QC for Targeted Sequencing

This tool is designed to report the performance (enrichment and specificity) of a targeted re-sequencing experiment. Targeted re-sequencing is due to its low costs, very popular and several companies provide platforms and protocols (learn more at http://en.wikipedia.org/wiki/Exome_sequencing#Target-enrichment_strategies). Array-based approaches are offered by Agilent (SureSelect) and Roche Nimblegen. Furthermore, amplicon sequencing with PCR primers is offered by RainDance, Fluidigm and others.

Given an annotation track with the target regions (for example imported from a bed file), this tool will investigate a read mapping to determine whether the targeted regions have been appropriately covered by sequencing reads. It will also give information about how specific the reads map to the targeted regions. The results are provided both as a summary report and as track or table with detailed information about each targeted region.

Note! This tool is for re-sequencing data only; if you have RNA-Seq data, please see RNA-Seq Analysis.

To create the target regions statistics:

        Toolbox | Quality Control (Image quality_control_closed_16_h_p) | QC for Targeted Sequencing (Image QC_target_sequencing_16_n_p)

This opens a wizard where you can select mapping results (Image contig)/ (Image multicontig)/ (Image read_track_16_n_p) as seen in figure 27.1.

Image targeted_step1
Figure 27.1: Select a read mapping.

Clicking Next will take you to the wizard shown in figure 27.2.

Image targeted_step2
Figure 27.2: Specifying the track of target regions.

Click the Browse (Image browse) icon to select an annotation track that defines the targeted regions of your reference genome. You can either import the target regions as an annotation file or convert from annotations on a reference genome that is already stored in the Navigation Area.

Under Coverage you can provide a Minimum coverage threshold, i.e., the minimum coverage needed on all positions in a target, in order for that target to be considered covered.

The Report on coverage levels allows you, via a drop-down list, to select different sets of predefined coverage thresholds to use for reporting or to specify you own customized list by selecting Specify coverage levels as shown in figure 27.3. By selecting Specify coverage levels you get the option to add a list of comma-separated custom coverage levels. As shown in figure 27.3 you will get a warning if the Custom coverage levels field is blank and you will not be able to move on to the next wizard step before you have provided custom coverage levels.

Image targeted_step2b
Figure 27.3: Selecting Specify coverage levels from the drop-down list will allow you to add your own custom coverage levels in the text field by typing in the desired coverage levels. Numbers should be comma-separated.

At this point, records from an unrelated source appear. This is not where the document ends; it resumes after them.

struct UnitVars {
    double com[3];
    double mw;
    int mw_given;
    double centroid[3];
    double maxd;
    int maxd_i, maxd_j;
    double pore_g;
    int pore_atom;
    double opt_c[3];
    double opt_g;
    int opt_atom;
    double shift[3];
    ClassInfo cls;
    int cls_cnt[PW_KCLS];
    double eps;
// ... 1329 lines not shown
        k0 += NP;
    };
    while (k0 <= chunks && ok) {
        if (chunks - k0 + 1 <= 5) tile(std::integral_constant<int, 5>());
        else tile(std::integral_constant<int, 6>());
    }
    if (n_eval) *n_eval += chunks + 1;
    if (!ok) return false;
    *out_2gap = best * 2.0;
    *out_pos = pos;
    out_chunk[0] = cx; out_chunk[1] = cy; out_chunk[2] = cz;
    return true;
}

struct PathSteps {
    double cx, cy, cz, cd, rinv;
    int chunks;
    bool bracket;
};
PW_HD inline PathSteps path_steps(const Frame& F, double vx, double vy, double vz, double inc, double xx_max) {
    PathSteps s;
    const double nrm = norm3(vx, vy, vz);
    const double fd = np_floordiv(nrm, inc);
    s.bracket = F.cls->k > 0 && fd >= 1.0 && fd <= PW_PATH_POINTS_MAX && nrm < PW_INF;
    s.chunks = s.bracket ? (int)fd : 0;
    s.cd = (double)s.chunks;
    s.cx = vx / s.cd; s.cy = vy / s.cd; s.cz = vz / s.cd;
    const double cc = sq3(s.cx, s.cy, s.cz);
    s.rinv = 1.0 / cc;
    const double bound = (64.0 * 0x1p-53) * (xx_max + sq3(vx, vy, vz));
    s.bracket = s.bracket && cc > 0.0 && cc < PW_INF && s.rinv < PW_INF && bound < PW_INF && cc * (1.0 - 1e-6) > bound;
    return s;
}
PW_NOINLINE PW_HD inline bool path_bracket_thread(const Frame& F, int n, double cx, double cy, double cz, int chunks,
                                                  double rinv, double m0, double* out_2gap, int* n_eval,
                                                  const lint* cand = nullptr, const lint* coff = nullptr,
                                                  long* n_terms = nullptr) {
    (void)n;
    const auto& C = *F.cls;
    const double cd = (double)chunks;
    double best = PW_INF;
    long terms = 0;
    for (int g = 0; g < C.k; ++g) {
        double m2 = PW_INF;
        auto atom = [&](double x, double y, double z, double xx) __attribute__((always_inline)) {
            const double t = pw_fma(z, cz, pw_fma(x, cx, y * cy)) * rinv;
            const double lo = __builtin_fmin(__builtin_fmax(__builtin_floor(t), 1.0), cd);
            const double hi = __builtin_fmin(lo + 1.0, cd);
            const double ax = cx * lo, ay = cy * lo, az = cz * lo;
            const double bx = cx * hi, by = cy * hi, bz = cz * hi;
            const double ga = pw_fma(z, az, pw_fma(x, ax, y * ay));
            const double gb = pw_fma(z, bz, pw_fma(x, bx, y * by));
            const double va = pw_m2add(ga, xx) + sq3(ax, ay, az);
            const double vb = pw_m2add(gb, xx) + sq3(bx, by, bz);
            m2 = __builtin_fmin(m2, __builtin_fmin(va, vb));
        };
        auto span = [&](int c, const int chi, auto at) __attribute__((always_inline)) {
            terms += 2 * (chi - c);
            for (; c + 4 <= chi; c += 4) {
                int i[4];
                double x[4], y[4], z[4], xx[4];
#pragma unroll
                for (int j = 0; j < 4; ++j) i[j] = at(c + j);
#pragma unroll
                for (int j = 0; j < 4; ++j) { x[j] = F.x[i[j]]; y[j] = F.y[i[j]]; z[j] = F.z[i[j]]; xx[j] = F.xx[i[j]]; }
#pragma unroll
                for (int j = 0; j < 4; ++j) atom(x[j], y[j], z[j], xx[j]);
            }
            for (; c < chi; ++c) {
                const int i = at(c);
                atom(F.x[i], F.y[i], F.z[i], F.xx[i]);
            }
        };
        if (cand) span(coff[g], coff[g + 1], [&](int c) __attribute__((always_inline)) { return (int)cand[c]; });
        else span(C.off[g], C.off[g + 1], [](int c) __attribute__((always_inline)) { return c; });
        const double d = pw_sqrt(m2 > 0.0 ? m2 : 0.0);
        best = __builtin_fmin(best, d - C.vdw[g]);
    }
    if (n_eval) *n_eval += chunks + 1;
    if (n_terms) *n_terms += terms;
    if (!(m0 > 0.0) || !(best > 0.0)) return false;
    *out_2gap = (best < m0 ? best : m0) * 2.0;
    return true;
}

Custom coverage levels must be comma-separated and specified either as plain numbers (20, 30, 40) or in the format 20x, 30x, 40x as shown in figure 27.4.

Image targeted_step2c
Figure 27.4: When adding a list of custom coverage levels, numbers should be comma-separated and provided in the format 20, 30, 40 or 20x, 30x, 40x.

Finally, you are asked to specify whether you want to Ignore non-specific matches and Ignore broken pairs. When these are applied reads that are non-specifically mapped or belong to broken pairs will be ignored.

Click Next to specify the type of output you want (see figure 27.5).

Image targeted_step3
Figure 27.5: Specifying how the result should be reported.

There are three options:

Click Finish to create the selected reports.